Dans une de nos analyses publiées le 26 Janvier 2022, nous avions mis en évidence l’accroissement des convoitises et des compétitions sur le potentiel gazier de ce bassin dit « Bassin du Levant ». Un potentiel « dont le développement mettra sur le marché des volumes largement supérieurs aux besoins des pays riverains », mais o combien recherchés par les pays européens ne pouvant plus compter sur le gaz russe à court terme.
Selon le Think Tank européen « EuropeanCouncilon foreign relations », le volume de gaz naturel se trouvant en Méditerranée orientale dépasserait les 3 500 milliards de m3, soit l’équivalent de la production mondiale annuelle de gaz qui était de près de 4 000 milliards en 2020 selon International Energy Agency (Agence internationale de l’énergie), l’agence onusienne relative aux ressources énergétiques. Il correspondrait donc à l’un des plus grands champs de gaz naturel encore non exploité, et de plus dans une région partiellement explorée, comparable à la région arctique. Les pays concernés par ces nouvelles réserves gazières sont l’ensemble des États de la région disposant d’une façade maritime assez conséquente pour revendiquer l’exploitation de ces nouveaux champs gaziers : Chypre, Égypte, Grèce, Israël, Italie, Liban, Libye, Palestine,Syrie et Turquie.
Pour le moment, les principaux gisements de gaz développés ou en production sont localisés en majorité au niveau du domaine minier égyptien et israélien, et secondairement chypriote. Les trois gisements dénommés Aphrodite, Léviathan et Zohr regroupent ainsi à eux seuls des réserves prouvées de 1 140 m3, et couvriraient à eux trois, ces gisements couvriraient plus des deux-tiers des réserves prouvées de la Méditerranée orientale. Mais le potentiel gazier ultime du bassin serait beaucoup plus important, et les dernières découvertes faites surtout en Egypte sont en train de placer ce bassin gazier partagé par plusieurs pays au centre d’immenses intérêts autour des investissements nécessaires :
- Au développement des réserves découvertes.
- A la construction des infrastructures de transport ou de liquéfaction, et d’exportation vers le marché européen, ou alors le renforcement des infrastructures existantes en Egypte, mais insuffisantes par rapport au niveau de production pouvant être atteint à moyen terme.
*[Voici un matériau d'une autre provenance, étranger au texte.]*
diff --git a/spiht_amd/csrc/common.h b/spiht_amd/csrc/common.h
--- a/spiht_amd/csrc/common.h
+++ b/spiht_amd/csrc/common.h
@@ -279,10 +279,47 @@
     const double *mults;
     double q;
     double lo[SPIHT_MAX_TAPS], hi[SPIHT_MAX_TAPS];
-    int32_t color, pad2;
+    int32_t color;
+    int32_t recip_ok;
     Color3 col;
     PxView px;
 };
+
+struct IdwtPfConsts {
+    FastDivU dv_gx, dv_gy, dv_c;
+    uint32_t gx, gy;
+    uint32_t rec_pb, rec_rb;
+    uint32_t so_ad, so_da;
+    uint32_t a_pb, a_rb;
+    uint32_t out_pb, out_rb;
+};
+
+static inline bool idwt_pf_narrow_ok(int64_t out_h, int64_t out_w, int64_t enc_h, int64_t enc_w, int64_t a_h, int64_t a_w, int first,
+                                     int px_es, int64_t px_h, int64_t px_w, int64_t px_sh, int64_t px_sw) {
+    const int64_t lim = (int64_t)1 << 31, row = (int64_t)1 << 24;
+    if (out_h < 1 || out_w < 1 || enc_h < 1 || enc_w < 1) return false;
+    if (out_h >= lim || out_w >= lim || enc_h >= lim || enc_w >= lim) return false;
+    if (px_es) {
+        if (px_h < 1 || px_w < 1 || px_h >= lim || px_w >= lim) return false;
+        if (px_sh < 0 || px_sw < 0 || px_sh >= lim || px_sw >= lim) return false;
+        if ((px_h - 1) * px_sh + (px_w - 1) * px_sw + px_es >= lim) return false;
+    } else if ((out_h + IW_TH) * out_w * 8 >= lim) return false;
+    if (enc_h * enc_w * 4 >= lim || enc_w * 4 >= row) return false;
+    if (!first) {
+        if (a_h < 1 || a_w < 1 || a_h >= lim || a_w >= lim) return false;
+        if (a_h * a_w * 8 >= lim || a_w * 8 >= row) return false;
+    }
+    return true;
+}
+
+static inline bool idwt_recip_ok(double q, const double *mults, int c) {
+    const double lo = 0x1p-500, hi = 0x1p500;
+    if (!(q >= lo && q <= hi)) return false;
+    if (mults)
+        for (int k = 0; k < c; k++)
+            if (!(mults[k] >= lo && mults[k] <= hi && mults[k] * q >= 0x1p-900)) return false;
+    return true;
+}
 
 struct LlPicArgs {
     const int32_t *rec;
diff --git a/spiht_amd/csrc/dwt_inv.hip b/spiht_amd/csrc/dwt_inv.hip
--- a/spiht_amd/csrc/dwt_inv.hip
+++ b/spiht_amd/csrc/dwt_inv.hip
@@ -111,16 +111,39 @@
 #define IWP_WG 4
 #endif
 
+#ifndef IWP_RECIP
+#define IWP_RECIP 1
+#endif
+
+__device__ __forceinline__ double quot_recip(double a, double b, double y) {
+    const double q0 = a * y;
+    const double r0 = __builtin_fma(-b, q0, a);
+    const double q1 = __builtin_fma(r0, y, q0);
+    const double r1 = __builtin_fma(-b, q1, a);
+    return __builtin_fma(r1, y, q1);
+}
+__device__ __forceinline__ double dequant_recip(int32_t r, double m, double ym, double q, double yq, bool has_m) {
+    double v = (double)r;
+#if IWP_RECIP
+    if (has_m) v = quot_recip(v, m, ym);
+    return quot_recip(v, q, yq);
+#else
+    if (has_m) v = v / m;
+    return v / q;
+#endif
+}
+
+#define IWP_REGS96(F, LOM) ((F) <= 4 || ((F) == 6 && (LOM) == 0x0Eu))
 template <int F, uint32_t LOM, uint32_t HIM, bool FIRST, bool FLAGS = false, int PX = PX_F64>
-__global__ __launch_bounds__(DW_BLOCK) void k_idwt_level_pf(IdwtKArgs a, uint32_t gx, uint32_t gy, uint32_t *ctr,
-                                                                      TileBase cb) {
+__global__ __launch_bounds__(DW_BLOCK, IWP_REGS96(F, LOM) ? 5 : 1) void k_idwt_level_pf(IdwtKArgs a, IdwtPfConsts kc, uint32_t *ctr, TileBase cb) {
+    constexpr bool REGS96 = IWP_REGS96(F, LOM);
     static_assert(!(FIRST && FLAGS), "the flags are those of level 1 of a transform with two levels or more");
     constexpr int HF = F / 2;
     constexpr int KH = IW_TH / 2 + HF - 1, KW = IW_TW / 2 + HF - 1, KHH = IW_TH / 4 + HF - 1;
     constexpr int NE = (KH * KW + DW_BLOCK - 1) / DW_BLOCK;
     __shared__ double s_b[4][KH][KW + 1];
     const int tid = threadIdx.x;
-    const uint32_t nt = gx * gy * (uint32_t)a.planes;
+    const uint32_t nt = kc.gx * kc.gy * (uint32_t)a.planes;
     const uint32_t x = blockIdx.x & 7u, q = nt >> 3, r8 = nt & 7u;
     const uint32_t base = x * q + (x < r8 ? x : r8), cnt = q + (x < r8 ? 1u : 0u);
     __shared__ uint32_t s_next[2];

Mais ces perspectives font face à des enjeux géopolitiques parfois complexes.
- Pour le moment, seul le domaine minier offshore de l’Egypte comporte des volumes de réserves, et des infrastructures pouvant justifier par exemple la construction d’un gazoduc « EastMed » qui pourrait au passage prendre en charge une partie des autres productions israéliennes ou chypriotes, ou encore le renforcement des capacités de liquéfaction égyptiennes. Les pays concernés (Egypte, Chypre, Grèce, et Israël) ont ainsi ratifié une charte sur le Forum du gaz de la Méditerranée orientale (FEMG)auquel se sont joints l’Italie, la France, la Palestine et la Jordanie, ce qui a surtout renforcé les liens entre Chypre et l’Egypte dont les capacités de production et la position en Méditerranée lui permettent ainsi d‘aspirer à devenir le futur hub d’exportation gazière dans la région. L’Egyptea d’ailleurs signé en Juin 2022 un accord avec Israël permettant à ce pays de transférer une partie de sa production gazière vers les unités de liquéfaction égyptiennes avant son exportation en GNL vers l’Europe.
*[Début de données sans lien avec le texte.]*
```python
class bdd_hip_parallel_mma:

    def __init__(self, bdd_col: BddCollection, costs_hi=None, precision: str = "double", device: int = 0,
                 pack_width: int = 0, wide_pack_width: int = 0, deterministic: bool = False,
                 vars_per_bin: int = 0, stage_cap: int = 0, waves_per_block: int = 0, keep_bdd_order: bool = False,
                 resident_sweeps: int = 0, exchange_by_variable: int = 0, variant_flags: int = 0, pack_fill: int = 0, pack_stagger: int = 0, _handle=None):
        self._L = capi.lib()
        self.value_type = {"double": np.float64, "float": np.float32, "single": np.float32}[precision]
        self._prec = capi.F64 if self.value_type == np.float64 else capi.F32
        if _handle is not None:
            self._h = _handle
            return
        instr = np.ascontiguousarray(bdd_col.instr, dtype=np.uint64)
        delims = np.ascontiguousarray(bdd_col.delims, dtype=np.uint64)
        opts = capi.Options(pack_width, wide_pack_width, 1 if deterministic else 0, vars_per_bin, stage_cap, waves_per_block)
        opts.keep_bdd_order = int(keep_bdd_order)
        opts.resident_sweeps = int(resident_sweeps)
        opts.exchange_by_variable = int(exchange_by_variable)
        opts.pack_fill = int(pack_fill)
        opts.pack_stagger = int(pack_stagger)
        opts.variant_flags = int(variant_flags)
        h = C.c_void_p()
        costs = None if costs_hi is None else np.ascontiguousarray(costs_hi, dtype=np.float64)
        rc = self._L.bddmma_create(C.byref(h), self._prec, device, _ptr(instr), _ptr(delims), bdd_col.nr_bdds(),
                                   _ptr(costs), 0 if costs is None else costs.size, C.byref(opts))
        capi.check(rc, None)
        self._h = h

    def close(self):
        if getattr(self, "_h", None):
            self._L.bddmma_destroy(self._h)
            self._h = None

    def __del__(self):
        try:
            self.close()
        except Exception:
            pass

    def _ck(self, rc):
        capi.check(rc, self._h)

    def nr_variables(self): return int(self._L.bddmma_nr_variables(self._h))
    def nr_layers(self): return int(self._L.bddmma_nr_layers(self._h))
    def nr_bdd_nodes(self): return int(self._L.bddmma_nr_bdd_nodes(self._h))
    def nr_hops(self): return int(self._L.bddmma_nr_hops(self._h))
    def nr_packs(self): return int(self._L.bddmma_nr_packs(self._h))

    SWEEP_KINDS = ("none", "mixed", "streaming1", "streaming2", "streaming3", "resident1", "resident2")

    def solve_sweep_kind(self) -> str:
        return self.SWEEP_KINDS[int(self._L.bddmma_solve_sweep_kind(self._h))]
    def fused_small(self) -> bool:
        return bool(self._L.bddmma_fused_small(self._h))
    def nontemporal_loads(self) -> bool:
        return bool(self._L.bddmma_nontemporal_loads(self._h))
    def device_bytes(self): return int(self._L.bddmma_device_bytes(self._h))
    def device_allocated_bytes(self): return int(self._L.bddmma_device_allocated_bytes(self._h))

    def nr_bdds(self, var=None):
        if var is None:
            return int(self._L.bddmma_nr_bdds(self._h))
        return int(self.get_num_bdds_per_var()[var])

    def get_num_bdds_per_var(self):
        out = np.zeros(self.nr_variables(), np.int32)
        self._ck(self._L.bddmma_num_bdds_per_var(self._h, _ptr(out)))
        return out

    def get_primal_variable_index(self):
        out = np.zeros(self.nr_layers(), np.int32)
        self._ck(self._L.bddmma_layer_variables(self._h, _ptr(out)))
        return out

    def get_bdd_index(self):
        out = np.zeros(self.nr_layers(), np.int32)
        self._ck(self._L.bddmma_layer_bdds(self._h, _ptr(out)))
        return out

    def nodes_per_hop(self):
        out = np.zeros(self.nr_hops(), np.uint64)
        self._ck(self._L.bddmma_nodes_per_hop(self._h, _ptr(out)))
        return out

    def layers_per_hop(self):
        out = np.zeros(self.nr_hops(), np.uint64)
        self._ck(self._L.bddmma_layers_per_hop(self._h, _ptr(out)))
        return out

    def bdd_major_order(self):
        return np.argsort(self.get_bdd_index(), kind="stable")

    def update_costs(self, cost_delta_0, cost_delta_1):
        if _is_dev(cost_delta_0) or _is_dev(cost_delta_1):
            n0 = cost_delta_0.numel() if cost_delta_0 is not None else 0
            n1 = cost_delta_1.numel() if cost_delta_1 is not None else 0
            self._ck(self._L.bddmma_update_costs(self._h, _dev_ptr(cost_delta_0, n0, self.value_type) if n0 else None, n0,
                                                 _dev_ptr(cost_delta_1, n1, self.value_type) if n1 else None, n1, self._prec, 1))
            return
        lo = np.ascontiguousarray(cost_delta_0, dtype=np.float64)
        hi = np.ascontiguousarray(cost_delta_1, dtype=np.float64)
        self._ck(self._L.bddmma_update_costs(self._h, _ptr(lo), lo.size, _ptr(hi), hi.size, capi.F64, 0))

    def set_cost(self, c, var):
        self._ck(self._L.bddmma_set_cost(self._h, float(c), int(var)))

    def get_solver_costs(self, out=None):
        n = self.nr_layers()
        if out is not None:
            self._ck(self._L.bddmma_get_solver_costs(self._h, *(_dev_ptr(x, n, self.value_type) for x in out), 1))
            return out
        lo, hi, mm = (np.zeros(n, self.value_type) for _ in range(3))
        self._ck(self._L.bddmma_get_solver_costs(self._h, _ptr(lo), _ptr(hi), _ptr(mm), 0))
        return lo, hi, mm

    def set_solver_costs(self, lo, hi, mm):
        if _is_dev(lo):
            n = self.nr_layers()
            self._ck(self._L.bddmma_set_solver_costs(self._h, *(_dev_ptr(x, n, self.value_type) for x in (lo, hi, mm)), 1))
            return
        lo, hi, mm = (np.ascontiguousarray(x, dtype=self.value_type) for x in (lo, hi, mm))
        self._ck(self._L.bddmma_set_solver_costs(self._h, _ptr(lo), _ptr(hi), _ptr(mm), 0))

    def get_primal_objective_vector(self, out):
        self._ck(self._L.bddmma_primal_objective_vec(self._h, _dev_ptr(out, self.nr_variables(), self.value_type), 1))
        return out

    def get_primal_objective_vector_host(self):
        out = np.zeros(self.nr_variables(), self.value_type)
        self._ck(self._L.bddmma_primal_objective_vec(self._h, _ptr(out), 0))
        return out

    def forward_run(self): self._ck(self._L.bddmma_forward_run(self._h))
    def backward_run(self): self._ck(self._L.bddmma_backward_run(self._h))

    def lower_bound(self) -> float:
        lb = C.c_double()
        self._ck(self._L.bddmma_lower_bound(self._h, C.byref(lb)))
        return lb.value

    def lower_bound_per_bdd(self, out=None):
        if out is not None:
            self._ck(self._L.bddmma_lower_bound_per_bdd(self._h, _dev_ptr(out, self.nr_bdds(), self.value_type), 1))
            return out
        out = np.zeros(self.nr_bdds(), self.value_type)
        self._ck(self._L.bddmma_lower_bound_per_bdd(self._h, _ptr(out), 0))
        return out

    def iteration(self, omega=0.5):
        self._ck(self._L.bddmma_iteration(self._h, float(omega)))

    def iterations(self, n, omega=0.5):
        self._ck(self._L.bddmma_iterations(self._h, float(omega), int(n)))

    def forward_mm(self, omega, delta_lo_hi):
        if _is_dev(delta_lo_hi):
            self._ck(self._L.bddmma_forward_mm(self._h, float(omega), _dev_ptr(delta_lo_hi, 2 * self.nr_variables(), self.value_type), 1))
            return
        assert delta_lo_hi.dtype == self.value_type and delta_lo_hi.size == 2 * self.nr_variables()
        self._ck(self._L.bddmma_forward_mm(self._h, float(omega), _ptr(delta_lo_hi), 0))

    def backward_mm(self, omega, delta_lo_hi):
        if _is_dev(delta_lo_hi):
            self._ck(self._L.bddmma_backward_mm(self._h, float(omega), _dev_ptr(delta_lo_hi, 2 * self.nr_variables(), self.value_type), 1))
            return
        assert delta_lo_hi.dtype == self.value_type and delta_lo_hi.size == 2 * self.nr_variables()
        self._ck(self._L.bddmma_backward_mm(self._h, float(omega), _ptr(delta_lo_hi), 0))

    def normalize_delta(self, delta_lo_hi):
        if _is_dev(delta_lo_hi):
            self._ck(self._L.bddmma_normalize_delta(self._h, _dev_ptr(delta_lo_hi, 2 * self.nr_variables(), self.value_type), 1))
            return
        self._ck(self._L.bddmma_normalize_delta(self._h, _ptr(delta_lo_hi), 0))

    def distribute_delta(self):
        self._ck(self._L.bddmma_distribute_delta(self._h))

    def _learned_buf(self, x, n, what):
        if _is_dev(x):
            if x.numel() != n:
                raise capi.BddMmaError(f"bdd_mma error {capi.ERR_INVALID_ARGUMENT}: {what} has {x.numel()} values, the solver needs {n}")
            if not x.is_contiguous():
                raise capi.BddMmaError(f"bdd_mma error {capi.ERR_INVALID_ARGUMENT}: {what} must be contiguous")
            if x.element_size() != np.dtype(self.value_type).itemsize or not x.is_floating_point():
                raise capi.BddMmaError(f"bdd_mma error {capi.ERR_INVALID_ARGUMENT}: {what} is {x.dtype}, the solver's values are "
                                       f"{np.dtype(self.value_type).name}")
            return _dev_ptr(x, n, self.value_type), 1
        if not isinstance(x, np.ndarray):
            raise capi.BddMmaError(f"bdd_mma error {capi.ERR_INVALID_ARGUMENT}: {what} must be a numpy array or a device tensor")
        if x.dtype != self.value_type:
            raise capi.BddMmaError(f"bdd_mma error {capi.ERR_INVALID_ARGUMENT}: {what} is {x.dtype}, the solver's values are "
                                   f"{np.dtype(self.value_type).name}")
        if x.size != n:
            raise capi.BddMmaError(f"bdd_mma error {capi.ERR_INVALID_ARGUMENT}: {what} has {x.size} values, the solver needs {n}")
        if not x.flags.c_contiguous:
            raise capi.BddMmaError(f"bdd_mma error {capi.ERR_INVALID_ARGUMENT}: {what} must be contiguous")
        return _ptr(x), 0

    def learned_iterations(self, dist_weights, num_itr, omega=0.5, improvement_slope=1e-6, sol_avg=None, lb_first_diff_avg=None,
                           lb_second_diff_avg=None, compute_history_for_itr=0, history_avg_beta=0.9, omega_vec=None) -> int:
        w, w_dev = self._learned_buf(dist_weights, self.nr_layers(), "dist_weights")
        if omega_vec is not None:
            ov, ov_dev = self._learned_buf(omega_vec, self.nr_layers(), "omega_vec")
        outs = [None, None, None]
        out_dev = 0
        if int(compute_history_for_itr) > 0:
            bufs = (sol_avg, lb_first_diff_avg, lb_second_diff_avg)
            if any(b is None for b in bufs):
                raise capi.BddMmaError(f"bdd_mma error {capi.ERR_INVALID_ARGUMENT}: compute_history_for_itr > 0 needs sol_avg, "
# ... 333 lines not shown
```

- Dans sa partie Nord, le Bassin du Levant comporte un domaine minier pouvant receler des réserves gazières entre Israël, le Liban, et la Syrie. Mais là aussi, le contentieux frontalier entre Israël et le Liban n’est pas réglé malgré la médiation des USA en cours.
- Enfin vers le Nord-Est de Chypre, il va falloir tenir compte de la Turquie qui mise non seulement sur son positionnement dans ce bassin, mais aussi son récent accord avec la Libye sur la délimitation de zones offshore communes, par où devrait transiter « l’East Med », en direction de la Grèce ou de l’Italie, principale porte d’entrée vers l’Europe. Cet accord a déjà entrainé de vives contestations de la part des pays voisins (Grèce, Chypre et Egypte).
Pour le moment, les différents acteurs (pays et compagnies) en place se contentent de comptabiliser les découvertes successives et les inscrire dans leurs stratégies de redéploiement dans cette région. C’est ainsi que :
- Chevron vient d’annoncer en Décembre 2022 une importante découverte de gaz par le puits « Nargis-1 », foré au niveau d’un périmètre de recherche de 1800 Km2 acquis juste en 2020 en partenariat avec la société étatique Egyptienne TPC, et la compagnie italienne ENI, dont les installations de production voisines pourraient accélérer son développement. Cette découverte renfermerait des réserves évaluées à 3,5 Tcf (99 Mds M3) de gaz naturel selon le Middle East Economic Survey. Chevron opère déjà ou est présente sur six autres périmètres de recherche et d’exploitation dans la région, contenant au total 4 gisements dont deux exploitées par elle (Sidi Barrani et North El Dabaa), et deux en partenariat (North Marina et North Cleopatra). Elle exploite aussi les deux principaux gisements israéliens de « Leviatan » et « Tamar ».
- La compagnie italienne ENI, encouragé par son succès « Zohr », un important gisement de gaz (850 Mds M3) découvert en 2015 et rapidement mis en production, est devenue le principal partenaire sur le domaine minier égyptien, avec une dizaine de périmètre de recherche et d’exploitation, ainsi que plusieurs autres découvertes de gaz surtout, dont la plus récente faite au niveau du puits « Thuraya » à proximité de la frontière avec Gaza.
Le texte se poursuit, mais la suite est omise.